Have you ever watched a toddler eat when he was first learning to use a spoon? For example, my son was very entertaining to watch. He would pick up a grain of rice and then put it on the spoon and eat it. Needless to say, some of his meals would take a long time. But, he eventually learned that the spoon had a greater capacity, and he could put more rice grains on the spoon or just scoop up a bunch of rice and then he could eat faster.
Interestingly, the maintenance we do on databases can be quite similar. Many times we may just run a maintenance process on one database at a time. While this may be acceptable in a small environment, it will begin to cause problems in larger environments because the maintenance time will increase in a linear fashion as new databases are continually added. And this became a huge problem in my current database environment when dealing with our integrity checks (DBCC CheckDB: https://sqlbadboy.wordpress.com/2013/01/17/corruption-its-always-bad/).
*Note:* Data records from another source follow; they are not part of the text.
template <typename R, typename TF>
#ifndef MPSFR_CONV_WAVES
#define MPSFR_CONV_WAVES 4
#endif
__global__ void __launch_bounds__(256) __attribute__((amdgpu_waves_per_eu(sizeof(R) == 4 ? MPSFR_CONV_WAVES : 2)))
k_conv_fft(int nl, int tdiv, const R* __restrict__ pre, const cx<R>* __restrict__ khat_tt,
           const cx<R>* __restrict__ khat_muse, TF* __restrict__ fin) {
    extern __shared__ __align__(16) unsigned char conv_smem[];
    cx<R> (*F)[CFP] = reinterpret_cast<cx<R> (*)[CFP]>(conv_smem);
    cx<R> (*bufs)[CFB] = reinterpret_cast<cx<R> (*)[CFB]>(conv_smem + sizeof(cx<R>) * CF * CFP);
    const int l = blockIdx.x, task = blockIdx.y;
    const int slot = threadIdx.x >> 3, t = threadIdx.x & 7;
    Tw64<R> tw;
    tw.init(t);
    const R* src = pre + ((size_t)task * nl + l) * NS * NS;
    cx<R>* buf = bufs[slot];
    cx<R> x[8];
#pragma unroll
    for (int e = 0; e < 8; ++e) {
        const int c = t + 8 * e;
        const bool in = c < NS && slot < NS / 2;
        x[e] = {in ? src[2 * slot * NS + c] : (R)0, in ? src[(2 * slot + 1) * NS + c] : (R)0};
    }
    for (int pass = 0; pass < 2; ++pass) {
        const cx<R>* __restrict__ kh = pass == 0 ? khat_tt + (size_t)(task / tdiv) * (CFH + 1) * CF
                                                     : khat_muse + (size_t)l * (CFH + 1) * CF;
        cx<R> khv[8], khn[8];
#pragma unroll
        for (int e = 0; e < 8; ++e) {
            khv[e] = kh[slot * CF + t + 8 * e];
            khn[e] = slot == 0 ? kh[CFH * CF + t + 8 * e] : cx<R>{(R)0, (R)0};
        }
        __syncthreads();
        if (slot < NS / 2) cf_rows_forward(x, F, buf, tw, slot, t);
        __syncthreads();
        {
            static_assert(fft_last_nbt<CF>() == 1 && fft_last_radix<CF>() == 8, "v[e] is element t + 8 e");
            cx<R> y[8], xin[8], v[8];
#pragma unroll
            for (int e = 0; e < 8; ++e) {
                const int r = t + 8 * e;
                xin[e] = r < NS ? F[r][slot] : cx<R>{(R)0, (R)0};
            }
            fft_forward_regs_lastreg<R, CF, true>(xin, buf, buf, tw.w, t, v);
            if (slot == 0) {
// ... 651 lines not shown
                           (const double*)d_kmuse, d_fin);
    } else {
        const size_t sm = (size_t)(PH * PW) * sizeof(float);
        hipLaunchKernelGGL(k_conv<float>, grid, dim3(256), sm, s, nl, tdiv, (const float*)d_pre,
                           (const float*)d_ktt,
                           (const float*)d_kmuse, d_fin);
    }
}

void launch_khat(hipStream_t s, int nker, const double* d_gamma, const double* d_alpha,
                 void* d_khat, bool f64) {
    if (nker <= 0) return;
    if (f64) {
        allow_smem(k_khat<double>, conv_smem_bytes<double>(true));
        hipLaunchKernelGGL(k_khat<double>, dim3(nker), dim3(256), conv_smem_bytes<double>(true), s, d_gamma,
                           d_alpha, (cx<double>*)d_khat);
    } else {
        hipLaunchKernelGGL(k_khat<float>, dim3(nker), dim3(256), conv_smem_bytes<float>(true), s, d_gamma,
                           d_alpha, (cx<float>*)d_khat);
    }
}

void launch_conv_fft(hipStream_t s, int ntask, int nl, const void* d_pre, const void* d_khat_tt,
                     const void* d_khat_muse, void* d_fin, bool fin_f32, bool f64, int tdiv) {
    const dim3 grid(nl, ntask);
    if (f64) {
        allow_smem((k_conv_fft<double, double>), conv_smem_bytes<double>(false));
        hipLaunchKernelGGL((k_conv_fft<double, double>), grid, dim3(256), conv_smem_bytes<double>(false), s, nl, tdiv,
                           (const double*)d_pre, (const cx<double>*)d_khat_tt, (const cx<double>*)d_khat_muse,
                           (double*)d_fin);
    } else if (fin_f32) {
        hipLaunchKernelGGL((k_conv_fft<float, float>), grid, dim3(256), conv_smem_bytes<float>(false), s, nl, tdiv,
                           (const float*)d_pre, (const cx<float>*)d_khat_tt, (const cx<float>*)d_khat_muse,
                           (float*)d_fin);
    } else {
        hipLaunchKernelGGL((k_conv_fft<float, double>), grid, dim3(256), conv_smem_bytes<float>(false), s, nl, tdiv,
                           (const float*)d_pre, (const cx<float>*)d_khat_tt, (const cx<float>*)d_khat_muse,
                           (double*)d_fin);
    }
}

A few of the applications I work with employ the multi-tenant data architecture (http://msdn.microsoft.com/en-us/library/aa479086.aspx), with a separate database for each project. So, the more projects (i.e. business) for the company, the more databases we will have and the longer the maintenance will take collectively on all the databases. But, then I had a revelation. Just like a mostly empty spoon with only one grain of rice, I realized that our servers had a lot more capacity or resources that I could use in them.
How was I able to take advantage of more resources with our database maintenance processes?
The key to answering this question was to add more grains of rice, or do more database maintenance processes at one time. And this really proved to be easier than it sounds.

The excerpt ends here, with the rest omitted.